Problem description:
How many of the lines below hold the word "half"? Answer only with the number.

═════ Input data

@@ -699,9 +733,14 @@
                 }
                 id = rsrc[(size_t) b * nr + qb.x]; f0 = nn.x; f1 = nn.y; f2 = nn.z;
             } else {
+                if (HOME && (qb.z >> 2)) {
+                    const float4 wg = s_home[(qb.z >> 2) - 1u], wc = s_home[(qb.z >> 2) - 1u + ICP_HOME_CAP];
+                    f0 = wg.x; f1 = wg.z; f2 = wc.x; id = __float_as_uint (wc.z);
+                } else {
                 const char *rec = XQb + (qb.x << 5);
                 const float4 wg = *reinterpret_cast<const float4 *> (rec), wc = *reinterpret_cast<const float4 *> (rec + 16);
                 f0 = wg.x; f1 = wg.z; f2 = wc.x; id = __float_as_uint (wc.z);
+                }
             }
             w = p.weighted ? 100.f / (100.f + d) : 1.f;
             if constexpr (REJ) {
@@ -850,6 +889,22 @@
     }
 }
 
+struct ks_home_cell { uint32_t cx, cy, lgx, nrx, nry; bool on; };
+static __device__ __forceinline__ ks_home_cell ks_home_cell_of (uint32_t m, uint32_t side, uint32_t tpr_magic, uint32_t tile_id)
+{
+    const icp_params *po = ks_params_from_kernarg ();
+    const uint32_t i0 = (uint32_t) __builtin_amdgcn_readfirstlane ((int) min (fused_query_index (m, side, tpr_magic, tile_id, 0u), m - 1u));
+    const uint32_t nrx = po->nrx, side_magic = po->side_magic, cw = po->cellw_magic, ch = po->cellh_magic;
+    ks_home_cell h = { 0u, 0u, 0u, nrx, po->nry, false };
+    if (side_magic && nrx && (nrx & (nrx - 1u)) == 0u) {
+        const uint32_t y = __umulhi (i0, side_magic), x = i0 - y * side;
+        h.cy = ch ? __umulhi (y, ch) : y; h.cx = cw ? __umulhi (x, cw) : x;
+        h.lgx = 31u - (uint32_t) __builtin_clz (nrx);
+        h.on = true;
+    }
+    return h;
+}
+
 template <bool FUSED, bool CHAIN, int MINW, int LPQ, bool OWNER = false, int ROT = 1, int TILE = 1024, bool SINGLE = false, bool S2W = false, bool HOSTRUN = false,
           bool REJ = false>
 __global__ __launch_bounds__ (64 * LPQ, TILE == 256 ? 8 : MINW) void k_search (const float *gM, const float *gR, icp_reg_state *gst, const double *gmom,
@@ -883,6 +938,8 @@
     __shared__ icp_fin_result s_fin;
     __shared__ double s_l1[CHAIN ? ICP_NMOM : 1][CHAIN ? 32 : 1];
     __shared__ double s_t[ICP_NMOM];
+    constexpr bool HOME = ICP_HOME_LISTS && CHAIN && MINW == 2 && LPQ == 16 && !OWNER && !HOSTRUN;
+    __shared__ float4 s_home[HOME ? ICP_HOME_SLOTS * 2u * ICP_HOME_CAP : 1u];
 
     const uint32_t tid = threadIdx.x, lane = tid & 63u;
     const uint32_t slice = __builtin_amdgcn_readfirstlane (tid >> 6);
@@ -991,12 +1048,19 @@
     if constexpr (REJ && !OWNER) { hbit = ks_hole_bit (mg); if constexpr (CHAIN) asm volatile ("" : "+v"(hbit)); }
     const float4 *XQ4 = reinterpret_cast<const float4 *> (p.XQ + (size_t) b * m * 8);
     const char *XQb = reinterpret_cast<const char *> (XQ4);
+    ks_home_cell hc = {};
+    if constexpr (HOME) hc = ks_home_cell_of (m, side, tpr_magic, tile_id);
 #pragma unroll
     for (int u = 0; u < 2; ++u) {
         uint32_t k = tid + (uint32_t) u * 64u * KS_SPLIT;
         if (!MASKED && k < tn0) {
             float *dst = s_pairf + (k >> 1) * 12u + (k & 1u);
             dst[0] = rg[u].x; dst[2] = rg[u].y; dst[4] = rg[u].z; dst[6] = rc[u].x; dst[8] = rc[u].y; dst[10] = rc[u].z;
+            if constexpr (HOME) {
+                const uint32_t dx = (k & (hc.nrx - 1u)) - hc.cx + 1u, dy = (k >> hc.lgx) - hc.cy + 1u;
+                const bool pend_ = __builtin_amdgcn_readlane ((int) sv, (int) ICP_ST_DW (pending)) != 0;
+                if (hc.on && pend_ && dx <= 2u && dy <= 2u && ron[u].y - 1u < ICP_HOME_CAP) ron[u].y |= (dy * 3u + dx + 1u) << 28;
+            }
             if constexpr (!OWNER && !MASKED) s_on[k] = ron[u];
         }
     }
@@ -1027,10 +1091,36 @@
                 s_qa[lane] = make_float4 (tx, ty, tz, __uint_as_float (iq));
                 s_qc[lane] = make_float4 (mc.x, mc.y, mc.z, __uint_as_float (seed | hbit));
             };
+            auto stage_home = [&] () {
+                if constexpr (HOME) {
+                    const ks_home_cell hw = ks_home_cell_of (m, side, tpr_magic, tile_id);
+                    if (!hw.on) return;
+                    constexpr uint32_t NTH = 64u * (LPQ - 1u), NROUND = (ICP_HOME_SLOTS * 2u * ICP_HOME_CAP + NTH - 1u) / NTH;
+                    static_assert (NROUND == 3u, "three rounds, written out (an indexed private array would be put in LDS)");
+                    auto fetch = [&] (uint32_t r, float4 &v) -> uint32_t {
+                        const uint32_t u = tid - 64u + r * NTH;
+                        const uint32_t sl = u / (2u * ICP_HOME_CAP);
+                        if (sl >= ICP_HOME_SLOTS) return 0xFFFFFFFFu;
+                        const uint32_t sy = (sl * 11u) >> 5, kx = hw.cx + (sl - 3u * sy) - 1u, ky = hw.cy + sy - 1u;
+                        if (kx >= hw.nrx || ky >= hw.nry) return 0xFFFFFFFFu;
+                        const uint2 on = s_on[min ((ky << hw.lgx) + kx, nr - 1u)];
+                        const uint32_t rec = (u % (2u * ICP_HOME_CAP)) >> 1, half = u & 1u;
+                        if ((on.y >> 28) != sl + 1u || rec >= (on.y & 0x0FFFFFFFu)) return 0xFFFFFFFFu;
+                        v = XQ4[2u * (size_t) (on.x + rec) + half];
+                        return sl * (2u * ICP_HOME_CAP) + half * ICP_HOME_CAP + rec;
+                    };
+                    float4 v0, v1, v2;
+                    const uint32_t d0 = fetch (0u, v0), d1 = fetch (1u, v1), d2 = fetch (2u, v2);
+                    if (d0 != 0xFFFFFFFFu) s_home[d0] = v0;
+                    if (d1 != 0xFFFFFFFFu) s_home[d1] = v1;
+                    if (d2 != 0xFFFFFFFFu) s_home[d2] = v2;
+                }
+            };
             fused_finalize_block<32, 64 * LPQ, ROT, true, REJ> (p, gmom + (size_t) b * 2 * ICP_NMOM * nb, nb, 0u, sv, ma0, &s_fin, s_l1, s_t, nullptr,
                                                            blockIdx.x == 0 ? sout : nullptr, hand_over, 1u,
                                                            (HOSTRUN && blockIdx.x == 0 && p.hmirror) ? p.hmirror + b : nullptr, HOSTRUN, HOSTRUN ? p.st + b : nullptr,
-                                                           (HOSTRUN && p.hstate) ? p.hstate + b : nullptr, (HOSTRUN && p.st_prev) ? p.st_prev + b : nullptr);
+                                                           (HOSTRUN && p.hstate) ? p.hstate + b : nullptr, (HOSTRUN && p.st_prev) ? p.st_prev + b : nullptr,
+                                                           stage_home);
             handed = true;
             KS_STAMP (9)
             if (s_fin.done) return;
@@ -1259,7 +1349,9 @@
     KS_KEEP (dr, rstar)
     KS_STAMP (3)
     uint32_t o, n;
-    if constexpr (MINW == 2) { const uint2 on = s_on[rstar]; o = on.x; n = on.y; }
+    uint32_t hs = 0u;
+    if constexpr (HOME) { const uint2 on = s_on[rstar]; o = on.x; n = on.y & 0x0FFFFFFFu; hs = on.y >> 28; }
+    else if constexpr (MINW == 2) { const uint2 on = s_on[rstar]; o = on.x; n = on.y; }
     else if constexpr (MASKED) {
         if (rstar / KT == ht) { const uint2 on = s_on[rstar - ht * KT]; o = on.x; n = on.y; asm volatile ("" : "+v"(o), "+v"(n)); }
         else { o = gO[rstar]; n = gN[rstar]; }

══════════

Written solution:
3